Summary
The author (Jacklyn Jones) of the case outline that Coca-Cola Company is one of the largest beverage company. It offers more than 500 products in over 200 countries and has billions of sales each day. In 2006-2006 Coca-Cola was banned from distributing its products in the region of Kerala, India. Coca-Cola faced many problems and challenges, especially when the Kerala minister of health, Karnataka R. Ashok, banned the manufacture and sale of Coca-Cola products in that region claiming that it had some levels of pesticides, but was later approved by a British court.
In the 1960s and 1970s, the Indian economy had many challenges that hindered foreign companies to invest there. There were many restrictions on economic activities and the government had problems employing reform. They traditionally undervalued business and rated leisure as the most important activity. However, these restrictions were simplified with economic reforms in place, and many companies are doing business in India. Consequently, Coca-Cola hired the Energy Resource Institute (TERI) to evaluate its operations in India engaged because it was claimed that the company was engaged in disreputable behaviors like causing severe water shortage, fixing their water-extracting plants in drought-prone areas, and reckless disposal of toxic waste the company (Luthans & Doh, 2009).
India ad US Culture
Indians had no time for business, but engaged in other activities; they traditionally undervalued business and valued leisure as the main activity. On the other hand, the US has many cases of obesity and thus, avoided the coca-cola syrup product and the fact that the coca-cola drink was believed to be harmful. The US may have wanted to investigate the company, but with controls being put into place, they feared investing in the company that they were not sure of, with the government being unable to employ reforms. Similarly, India had bureaucratic and political divisions and is known to be extremely suspicious of foreign investors since the colonial era, and there have been some differences between the government of India and foreign investors (Fernando, 2002).
Reacting to Negative Feedback
Coca-Cola could have persuaded the government of India to remove obstacles and lower restrictions which hindered foreign investors from investing in India and act as a good example for foreign investments. Additionally, the company should have raised more business value other than leisure activities, and lower disputes among the few investors while raising awareness of their products. Also, the company should have made public awareness of the ingredients used in their products (Rupa, 2006). For example, people believed that Bisphenol, which was found on can linings, could cause health risks and corn syrup, which was believed to cause obesity. They believed that this syrup had too much sugar.
Effective Changes
If Coca-Cola wants to gain more market in India, it needs to hire skilled product managers to do competitor-analysis and market research. This will enable the manager to plan on how to change the decision criteria of customers so that they can buy the company’s products instead of buying elsewhere, and should also be able to evaluate and be aware of the longer-term market result.

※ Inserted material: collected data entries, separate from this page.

__device__ __forceinline__ void wt_build(char *actz, const Lvl &lv, const GridCoord &g, bool take, int wave, int os, int part, int nch,
                                         int k_lo = 0) {
    const int nt = wave >> 1, n = 16 * (wave & 1) + os;
    {
        char *z = actz + (part >> 1) * 2048 + nt * 1024 + ((part & 1) * 32 + n) * 16;
        for (int c = 0; c < nch; ++c) *reinterpret_cast<i32x4 *>(z + c * WT_CHUNK) = i32x4{0, 0, 0, 0};
    }
    if (take) {
        const i32x4 *lp = reinterpret_cast<const i32x4 *>(actz + LVL_OFF + part * 32);
        const i32x4 b0 = lp[0], b1 = lp[1];
        const LvlIdx q = level_index(lv, g);
        const float fx = (float)q.x0, fy = (float)q.y0, fz = (float)q.z0;
        const float wx[2] = {(fx + 1.f) - q.ix, q.ix - fx};
        const float wy[2] = {(fy + 1.f) - q.iy, q.iy - fy};
        const float wz[2] = {(fz + 1.f) - q.iz, q.iz - fz};
        const int kbase = b1.y - k_lo + mad24(q.z0 - b0.z, b1.x, mad24(q.y0 - b0.y, b0.w, q.x0 - b0.x));
        const int sbase = nt * 1024 + n * 16;
        float cw[8];
        int ad[8];
#pragma unroll
        for (int corner = 0; corner < 8; ++corner) {
            const int dx = corner & 1, dy = (corner >> 1) & 1, dz = corner >> 2;
            const int xx = q.x0 + dx, yy = q.y0 + dy, zz = q.z0 + dz;
            const bool inb = (unsigned)xx < (unsigned)lv.W && (unsigned)yy < (unsigned)lv.H && (unsigned)zz < (unsigned)lv.D;
            cw[corner] = (wx[dx] * wy[dy]) * wz[dz];
            const int k = kbase + dx + dy * b0.w + dz * b1.x;
            const int off = ((k << 8) & ~0xfff) | ((k << 6) & 0x200) | ((k << 1) & 0xe);
            ad[corner] = (inb && (unsigned)k < (unsigned)(16 * nch)) ? off + sbase : DUMMY_OFF;
        }
#pragma unroll
        for (int cp = 0; cp < 4; ++cp) {
            const unsigned h = cvt_pk_f16(cw[2 * cp], cw[2 * cp + 1]);
            const unsigned l = cvt_pk_f16(rem16<0>(cw[2 * cp], h), rem16<1>(cw[2 * cp + 1], h));
            *reinterpret_cast<unsigned short *>(actz + ad[2 * cp]) = (unsigned short)(h & 0xffffu);
            *reinterpret_cast<unsigned short *>(actz + ad[2 * cp + 1]) = (unsigned short)(h >> 16);
            *reinterpret_cast<unsigned short *>(actz + ad[2 * cp] + 2048) = (unsigned short)(l & 0xffffu);
            *reinterpret_cast<unsigned short *>(actz + ad[2 * cp + 1] + 2048) = (unsigned short)(l >> 16);
        }
    }
}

If the company keeps on adding new products, it will increase sales by attracting new customers who may not be interested in the current products and services; it creates repeated sales from existing customers. Bigger sales will be achieved by combining assorted items into special package offers. Similarly, the production of lighter portable bottles which does not consume much energy in production and easy to transport is also vital. Therefore, the company should focus on customer satisfaction through conducting marketing research in the target market to differentiate itself from competitors (Punima, 2000).
Demonstrating Commitment
Companies like Coca-Cola and PepsiCo can demonstrate their commitment to working with other communities by gaining public trust through activities such as good waste management, removing their water-extracting plants from drought-prone areas, and avoiding contamination of groundwater. Similarly, having many projects on water conservation improves a company’s image. Thus, companies must hire reputable organizations that are trusted by the government and the consumers to evaluate their production processes while, inviting people to their company to see how the drinks are made (Luthans & Doh, 2009).
Recommendations
First, Coca-Cola should anticipate change because there are many aggressive – innovative competitors, and dynamic technologies because of the problems and the challenges that the company has faced in many years. The company should not wait for income declines to act but should be able to focus ahead. This can be achieved by increasing the number of products and using different marketing methods. Also, Mansbach and Rhodes (2008) affirm that advertising, promotion, and packaging are important in marketing.
Furthermore, to gain consumers’ trust, Coca-Cola should allow trusted organizations or the government to review their product manufacturing processes for consumers to have a positive attitude about their products while making sure that their products pass the standards of quality products. Moreover, conducting customer feedback will enable the pre-production of products to cater to customers. This will enable them to expand their distribution networks to other countries such as Africa thus getting more income and creating many job opportunities.
References
Fernando A.C. (2002). Business Ethics: An Indian Perspective. India: Pearson Education.
Luthans R.M. & Doh, J.P. (2009). International Management: Culture, Strategy, and Behavior (7th ed.). New York: McGraw-Hill.
Punima, B. (2000). Cultural and Critique and the Global Corporation. Indiana: Indiana University Press.
Mansbach, R. W. & Rhodes, E. (2008). Global Politics in Changing World. New York: McGraw-Hill.
Rupa, B. (2006). India Business Checklist: An essential Guide to doing Business. India: Pearson Education.